6. **Historical depth is essential.** A single before/after comparison misses the *trend*. The `history` command lets you see that coverage has been falling 1 % per week for six weeks, not just that it is below the gate today.

7. **Output must be machine-readable.** Every report format (JSON, YAML, TOON) is stable and versioned so downstream tools (dashboards, ticket systems, fix agents) can consume regression data programmatically.

---

### Running tests with tox

Regix uses `tox` for testing across multiple Python versions:

```bash
# Run with coverage, linting, and type checking
tox -e py313-full,lint,type
```

Supported environments: `py39`, `py310`, `py311`, `py312`, `py313`, `lint` (ruff), `type` (mypy).

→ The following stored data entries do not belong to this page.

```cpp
#ifdef DRN_EXPERIMENTS
#include <stdlib.h>
static inline const char* drn_exp_env(const char* name) { return getenv(name); }
#else
static inline const char* drn_exp_env(const char*) { return nullptr; }
#endif
int drn_tuning(int key);
#define DRN_XCHG_CONFIRM 0x20000
#define DRN_XCHG_READBACK 0x40000
#define DRN_XCHG_NONE 0x80000
#define DRN_TUNE_TN3_MINROWS 0
#define DRN_TUNE_TN_FUSED 1
#define DRN_TUNE_EXP0 3
#define DRN_TUNE_NT_W4C 9
#define DRN_TUNE_NT_W4 8
#define DRN_TUNE_NT_DEEP 2
#define DRN_TUNE_NT_W4H 12
#define DRN_TUNE_BN1_MAXWG 13
#define DRN_TUNE_W4H_TAPIL 14
#define DRN_TUNE_W4H_HALO 15
#define DRN_TUNE_NT_DEEP2 10
#define DRN_TUNE_NT_DEEP_KS 11

static __device__ uint4 g_zero_page[4];

template <typename T> struct DT;
template <> struct DT<float> {
  static __device__ __forceinline__ float ld(const float* p) { return *p; }
  static __device__ __forceinline__ void st(float* p, float v) { *p = v; }
  static __device__ __forceinline__ float round(float v) { return v; }
};
template <> struct DT<bf16_t> {
  static __device__ __forceinline__ float ld(const bf16_t* p) { return (float)*p; }
  static __device__ __forceinline__ void st(bf16_t* p, float v) { *p = (bf16_t)v; }
  static __device__ __forceinline__ float round(float v) { return (float)(bf16_t)v; }
};

__device__ __forceinline__ float wave_sum(float v) {
#pragma unroll
  for (int o = 32; o > 0; o >>= 1) v += __shfl_xor(v, o, 64);
  return v;
}

__device__ __forceinline__ float block_sum(float v, float* sh ) {
  v = wave_sum(v);
  const int w = threadIdx.x >> 6, l = threadIdx.x & 63, nw = blockDim.x >> 6;
  __syncthreads();
  if (l == 0) sh[w] = v;
  __syncthreads();
  if (w == 0) {
    float t = l < nw ? sh[l] : 0.f;
    t = wave_sum(t);
    if (l == 0) sh[16] = t;
  }
  __syncthreads();
  return sh[16];
}
```

drn_amd/csrc/gemm_tn.hip:

```cpp
#include <stdlib.h>
#include <type_traits>
#include "common.h"
#include "../../include/drn_hip.h"



struct WgradGroup {
  const void* dY;
  const void* X;
  int M, Lout, Lsrc, ldy, ldx;
  int blk_start;
};
struct WgradParams {
  int ngroups;
  WgradGroup g[DRN_MAX_GROUPS];
  int total_blks, blks_per_split;
  int N, Cin, taps, stride, pad;
  int ctiles;
  float* out;
  int direct;
  int w_layout;
  int accumulate;
  int multi;
  int z_start[DRN_MAX_GROUPS + 1], bps[DRN_MAX_GROUPS], gdirect[DRN_MAX_GROUPS];
// ... 238 lines not shown
        if (c >= Cin) continue;
        float v = acc[mi][ni][r];
        if (direct) {
          float* dst = P.w_layout == 0 ? out_ptr + ((long)n * KW + tap * Cin + c)
                                       : out_ptr + ((long)n * KW + (long)c * P.taps + tap);
          if (P.accumulate) v += *dst;
          *dst = v;
        } else {
          out_ptr[((long)split * P.N + n) * KW + tap * Cin + c] = v;
        }
      }
    }
}
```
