-      store_row32_sw128(sPd, rowl, half * 64, pd);
-      store_row32_sw128(sDs, rowl, half * 64, ds);
-      if (i == j) bwd_chunk_math<true, DROP>(p, lane_addr + TM_ST, lane_addr + TM_DP, rowl, half * 64 + 32, sc, lse2, Dq, seed, base, pd, ds);
-      else bwd_chunk_math<false, DROP>(p, lane_addr + TM_ST, lane_addr + TM_DP, rowl, half * 64 + 32, sc, lse2, Dq, seed, base, pd, ds);
-      store_row32_sw128(sPd, rowl, half * 64 + 32, pd);
-      store_row32_sw128(sDs, rowl, half * 64 + 32, ds);
-      fence_proxy_async();
-      tc_fence_before();
-      __syncwarp();
-      if (lane == 0) mbar_arrive(ps_full);
-      BTS(7 + 4 * pr);
-    }
-    BTS(16);
-    mbar_wait(acc_done, 0);
-    BTS(17);
-    tc_fence_after();
-    const int last = ntile - 1;
-    {
-      if (n_stores > 0) {
-        if (ct == 0) bulk_wait_read<0>();
+        fence_proxy_async();
         asm volatile("bar.sync 1, 256;" ::: "memory");
-      }
-      uint8_t* tiles[3] = {sPd, sDs, sSt};
-      const uint32_t cols[3] = {TM_DV, TM_DK, TM_DQ};
-#pragma unroll
-      for (int q = 0; q < 3; ++q) {
-        uint32_t r[32];
-        tmem_ld32(lane_addr + cols[q] + half * 32, r);
-        tmem_ld_wait();
-        uint8_t* rp = tiles[q] + rowl * 128;
-#pragma unroll
-        for (int j = 0; j < 4; ++j) {
-          uint4 w;
-          w.x = pack_bf16(__uint_as_float(r[8 * j]), __uint_as_float(r[8 * j + 1]));
-          w.y = pack_bf16(__uint_as_float(r[8 * j + 2]), __uint_as_float(r[8 * j + 3]));
-          w.z = pack_bf16(__uint_as_float(r[8 * j + 4]), __uint_as_float(r[8 * j + 5]));
-          w.w = pack_bf16(__uint_as_float(r[8 * j + 6]), __uint_as_float(r[8 * j + 7]));
-          *reinterpret_cast<uint4*>(rp + (((half * 4 + j) ^ (rowl & 7)) << 4)) = w;
-        }
-      }
-      fence_proxy_async();
-      asm volatile("bar.sync 1, 256;" ::: "memory");
-      if (ct == 0) {
-        tma_store_2d(&map_dv, sPd, h * HD, row0 + last * QT);
-        tma_store_2d(&map_dk, sDs, h * HD, row0 + last * QT);
-        tma_store_2d(&map_dq, sSt, h * HD, row0 + last * QT);
-        bulk_commit();
-      }
+        if (ct == 0) {
+          tma_store_2d(&map_dv, sPd, h * HD, row0 + last * QT);
+          tma_store_2d(&map_dk, sDs, h * HD, row0 + last * QT);
+          tma_store_2d(&map_dq, sSt, h * HD, row0 + last * QT);
+          bulk_commit();
+        }
+        n_stores += 3;
+      }
+      BTS(n, 19);
     }
     if (ct == 0) bulk_wait<0>();
-    BTS(18);
   }
   tc_fence_before();
   __syncthreads();
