__global__ void __launch_bounds__(64 * (GeomNarrow::MAX_NF + 2))
costas_pipe_kernel(FusedArgs a, int *status)
{
    using GM = GeomNarrow;
    QPSK_GEOM_CONSTANTS(GM);
    static_assert(R == 2 || R == 4, "flush_records packs 2 or 4 symbols per store");
    extern __shared__ __attribute__((aligned(16))) unsigned char smem_raw[];
    Smem *sm = reinterpret_cast<Smem *>(smem_raw);
    const int NF = (int)blockDim.x / 64 - 1 - (a.carrier_state ? 1 : 0);
    const int G = NF * FWV;
    float2 *dring = reinterpret_cast<float2 *>(smem_raw + sizeof(Smem));
    float *zring = reinterpret_cast<float *>(dring + (size_t)G * DSTRIDE);
    const int tid = threadIdx.x, wave = tid >> 6, lane = tid & 63;
    const int N = a.nsym;
    const int f0 = blockIdx.x * G;
    const int nchunks = (N + S - 1) / S;
    if (tid < MAX_WAVES) sm->ready[tid] = 0;
    if (tid == 0) { sm->consumed = 0; sm->abort_flag = 0; }
    __syncthreads();

    if (wave == 0) {
        costas_wave<GM>(a, sm, dring, zring, G, f0, lane, nchunks, status);
        return;
    }
    if (wave == NF + 1) {
        if (blockIdx.x == 0 && lane == 0)
            carrier_block(a.carrier_state, a.carrier_tab, a.carrier_frame, carrier_split(a.carrier_frame), a.carrier_frame / 2);
        return;
    }
    const int w = wave - 1;
    const int fl = lane / QL, q = lane % QL;
    const int g = w * FWV + fl;
    const int frame = f0 + g;
    const bool fvalid = frame < a.nframes;
    const float2 *src = a.dsrc + (size_t)(fvalid ? frame : 0) * a.dstride;
    int flushed = 0;
    bool ok = true;
    float2 pre[R];
    auto fetch = [&](int c) {
#pragma unroll
        for (int r = 0; r < R; r++)
            pre[r] = src[min(c * S + R * q + r, N - 1)];
    };
    fetch(0);
    for (int c = 0; c < nchunks; c++) {
        if (c >= DR) {
            ok = wait_ge(&sm->consumed, c - DR + 1, &sm->abort_flag);
            if (!ok) break;
            for (; flushed < c - DR + 1; flushed++)
                if (fvalid) flush_records<GM>(a, zring, dring, g, frame, q, flushed);
        }
        float2 *dw = dring + (size_t)g * DSTRIDE + (c % DR) * S + R * q;
#pragma unroll
        for (int r = 0; r < R; r++)
            dw[r] = pre[r];
        if (c + 1 < nchunks) fetch(c + 1);
        if (lane == 0) st_release(&sm->ready[w], c + 1);
        if (a.refill && fvalid) {
            const float2 *blk = a.refill + (size_t)frame * a.frame_size;
            float2 *row = a.refill_dst + (size_t)frame * a.dstride;
            const int ix = checked_index(a.index ? a.index[frame] : a.fixed_index, a.status);
#pragma unroll
            for (int r = 0; r < R; r++) {
                const int i = c * S + R * q + r, s = i * a.cycles + ix;
                if (i < N) {
                    if (a.refill_planar) {
                        const int pl = ix % a.cycles, sy = i + ix / a.cycles;
                        row[i] = sy < N ? blk[(size_t)pl * N + sy] : make_float2(0.0f, 0.0f);
                    } else {
                        row[i] = s < a.frame_size ? blk[s] : make_float2(0.0f, 0.0f);
                    }
                }
            }
        }
    }
    if (ok) {
        ok = wait_ge(&sm->consumed, nchunks, &sm->abort_flag);
        if (ok)
            for (; flushed < nchunks; flushed++)
                if (fvalid) flush_records<GM>(a, zring, dring, g, frame, q, flushed);
    }
    if (!ok && lane == 0) report_status(status, STATUS_PIPE_TIMEOUT);
}
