-        : [a1] "+v"(nAa), [a2] "+v"(nBa), [b1] "+v"(nAb), [b2] "+v"(nBb)
-        : [t0] "s"(tp[0]), [t1] "s"(tp[1]), [t2] "s"(tp[2]), [t3] "s"(tp[3]), [t4] "s"(tp[4]), [t5] "s"(tp[5]), [t6] "s"(tp[6]),
-          [t7] "s"(tp[7]), [y0] "v"(y[0]), [y1] "v"(y[1]), [y2] "v"(y[2]), [y3] "v"(y[3]), [y4] "v"(y[4]), [y5] "v"(y[5]),
-          [y6] "v"(y[6]), [y7] "v"(y[7]));
+#define SA_TAP_MUL(ACCA, ACCB, T, Y)                                       \
+    "v_pk_mul_f32 %[" ACCA "], %[" T "], %[" Y "] op_sel:[0,0] op_sel_hi:[1,0]\n\t" \
+    "v_pk_mul_f32 %[" ACCB "], %[" T "], %[" Y "] op_sel:[0,1] op_sel_hi:[1,1]\n\t"
+#define SA_TAPS_2_7                                                                                        \
+    SA_TAP("a1", "a2", "t2", "y2") SA_TAP("b1", "b2", "t3", "y3") SA_TAP("a1", "a2", "t4", "y4")           \
+        SA_TAP("b1", "b2", "t5", "y5") SA_TAP("a1", "a2", "t6", "y6") SA_TAP("b1", "b2", "t7", "y7") ""
+#define SA_TAP_INS                                                                                                          \
+    [t0] "s"(tp[0]), [t1] "s"(tp[1]), [t2] "s"(tp[2]), [t3] "s"(tp[3]), [t4] "s"(tp[4]), [t5] "s"(tp[5]), [t6] "s"(tp[6]),  \
+        [t7] "s"(tp[7]), [y0] "v"(y[0]), [y1] "v"(y[1]), [y2] "v"(y[2]), [y3] "v"(y[3]), [y4] "v"(y[4]), [y5] "v"(y[5]),    \
+        [y6] "v"(y[6]), [y7] "v"(y[7])
+    if constexpr (FIRST_A && FIRST_B)
+        asm(SA_TAP_MUL("a1", "a2", "t0", "y0") SA_TAP_MUL("b1", "b2", "t1", "y1") SA_TAPS_2_7
+            : [a1] "=&v"(nAa), [a2] "=&v"(nBa), [b1] "=&v"(nAb), [b2] "=&v"(nBb)
+            : SA_TAP_INS);
+    else if constexpr (FIRST_B)
+        asm(SA_TAP("a1", "a2", "t0", "y0") SA_TAP_MUL("b1", "b2", "t1", "y1") SA_TAPS_2_7
+            : [a1] "+v"(nAa), [a2] "+v"(nBa), [b1] "=&v"(nAb), [b2] "=&v"(nBb)
+            : SA_TAP_INS);
+    else {
+        static_assert(!FIRST_A, "the (nAa, nBa) chains never start alone");
+        asm(SA_TAP("a1", "a2", "t0", "y0") SA_TAP("b1", "b2", "t1", "y1") SA_TAPS_2_7
+            : [a1] "+v"(nAa), [a2] "+v"(nBa), [b1] "+v"(nAb), [b2] "+v"(nBb)
+            : SA_TAP_INS);
+    }
+#undef SA_TAP_INS
+#undef SA_TAPS_2_7
+#undef SA_TAP_MUL
 #undef SA_TAP
 }
 
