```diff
+                nfree += __popcll(hi - lo >= WAVE ? w : (w & ((1ull << (hi - lo)) - 1ull)));
+              }
+            }
+          }
+        };
+        if (npair <= WAVE) {
+          pair_rounds(IntC<1>{}, 0);
+#ifdef D2D_SEARCH_PROF
+          spacc[14] += 1;
+#endif
+        } else {
+          for (int q0 = 0; q0 < npair; q0 += 2 * WAVE) pair_rounds(IntC<2>{}, q0);
+        }
+        if (ok) ok = nfree == p.n_sample;
+      }
       SP_T(sp5);
       SP_ADD(4, sp4, sp5);
+      asm volatile("" : "+v"(ax), "+v"(ay));
+      hx = ax / 2;
+      hy = ay / 2;
+      vex = vx + (2 * H) * hx;
+      vey = vy + (2 * H) * hy;
+      ex = rint((px + H * vx) + (H * H) * hx);
+      ey = rint((py + H * vy) + (H * H) * hy);
       const unsigned long long m = __ballot(ok);
+      if (m == 0ull) {
+        wave_sync_lds();
+#ifdef D2D_SEARCH_PROF
+        spacc[9] += 1;
+        SP_T(sp8);
+        SP_ADD(8, sp0, sp8);
+#endif
+        continue;
+      }
       const int nok = __popcll(m), rank = __popcll(m & lt_mask);
       unsigned long long dupm = 0;
       if (!nodup) {
@@ -639,9 +681,6 @@
       SP_T(sp6);
       SP_ADD(5, sp5, sp6);
       const bool is_leader = ok && leader == lane;
-      const bool exists = slot >= 0;
-      const bool closed = exists & (slot_state == 2);
-      const double ecost = slot_cost;
       const unsigned long long newm = __ballot(is_leader && !exists);
       const int nnew = __popcll(newm);
       if (nn + nnew > p.node_cap) {
@@ -651,7 +690,7 @@
       int myslot = slot;
       if (is_leader && !exists) myslot = nn + __popcll(newm & lt_mask);
       const int gslot = dupm != 0ull ? __shfl(myslot, leader, WAVE) : myslot;
-      const bool write = ok && wlane == lane && (!exists || (!closed && ecost > wcost));
+      const bool write = ok && wlane == lane;
       if (write) {
         double *rw = nd.rec(gslot);
         const double tot = cost + 0.5 * norm2(ex - tx, ey - ty) + 0.1 * norm2(vex, vey);
```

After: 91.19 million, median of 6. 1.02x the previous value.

### Automated quality pipeline (pyqual)

The project includes a `pyqual` pipeline configured in `pyqual.yaml` that automates:

1. **Baseline analysis** — code2llm extraction
2. **Validation** — vallm batch validation
3. **Testing** — pytest with coverage
4. **Regression fixing** — prefact + llx auto-fix
5. **Version bump** — automatic patch version increment
6. **Publishing** — build and upload to PyPI

Run the full pipeline:

```bash
pyqual run -c pyqual.yaml
```

The pipeline loops up to 5 iterations, automatically fixing issues until all quality gates pass:
- CC ≤ 10 per function
- vallm pass rate ≥ 50%
- Test coverage ≥ 80%

---

## Architecture

```
regix/
├── __init__.py # Public API: Regix, Snapshot, RegressionReport, ...
├── cli.py # Typer-based CLI (compare, history, diff, gates, ...)
├── config.py # RegressionConfig dataclass + YAML loader
├── snapshot.py # Snapshot capture, caching, git checkout logic
├── compare.py # Core comparison engine: metric deltas + ArchSmell detection
├── history.py # Multi-commit timeline builder
├── report.py # Rendering: rich tables, JSON/YAML/TOON serialisation
├── gates.py # Gate evaluation (pass/fail) from RegressionReport
├── backends/
│ ├── __init__.py
│ ├── lizard_backend.py # CC + function length via lizard
│ ├── radon_backend.py # MI + raw metrics via radon
│ ├── coverage_backend.py # Coverage via pytest-cov / .coverage file
│ ├── docstring_backend.py # Docstring coverage (AST, built-in)
│ ├── structure_backend.py # fan_out, call_count, symbol_count (AST, built-in)
│ ├── architecture_backend.py # Cross-symbol ArchSmell detection
│ └── vallm_backend.py # LLM quality score via vallm batch
├── git.py # Git helpers: checkout, worktree, diff, log
├── cache.py # Content-addressed snapshot cache (~/.cache/regix/)
└── integrations/
├── pyqual.py # pyqual preset + gate collector
└── github.py # GitHub Actions annotations formatter
```

See [architecture.md](architecture.md) for a detailed description of each module.

---

## Comparison with related tools

| Tool | What it measures | Regression detection | Git-aware | Symbol-level |
|------|-----------------|---------------------|-----------|--------------|
| **Regix** | CC, MI, coverage, length, quality | ✅ first-class | ✅ | ✅ |
| pylint | Style, errors | ❌ | ❌ | ❌ |
| radon | CC, MI raw | ❌ | ❌ | ✅ |
| lizard | CC, length | ❌ | ❌ | ✅ |
| pytest-cov | Coverage | ❌ | ❌ | ❌ |
| pyqual | Quality gates (pipeline) | partial (gate-level) | ❌ | ❌ |
| diff-cover | Coverage diff | partial (line-level) | ✅ | ❌ |
| xenon | CC thresholds | ❌ | ❌ | ❌ |

Regix is designed to sit **above** analysis tools (lizard, radon, vallm) as the comparison and regression-detection layer, and **alongside** gate tools (pyqual) as a complementary data source.

---

## Roadmap

- [x] `v0.1` — Core compare/history CLI, lizard + radon backends, JSON/rich output
- [x] `v0.2` — pytest-cov backend, configuration file, CI presets
- [x] `v0.3` — vallm backend, pyqual integration preset
- [x] `v0.4` — Symbol-level caching, incremental snapshots for large repos
- [ ] `v0.5` — Web dashboard (static HTML report), trend charts
- [ ] `v1.0` — Stable API, full docs, PyPI release

---

## License

Licensed under Apache-2.0.
## Status

_Last updated by [taskill](https://github.com/oqlos/taskill) at 2026-05-27 19:04 UTC_

| Metric | Value |
|---|---|
| HEAD | `d469837` |
| Coverage | — |
| Failing tests | — |
| Commits in last cycle | 34 |

> Refactors and docs updates across the project: CLI/test refactoring and configuration handling were improved, a configuration-management feature was added, and documentation/TODOs were refreshed. CI/test infra was updated (tox, pyqual) and multiple version bumps and lint auto-fix iterations were applied.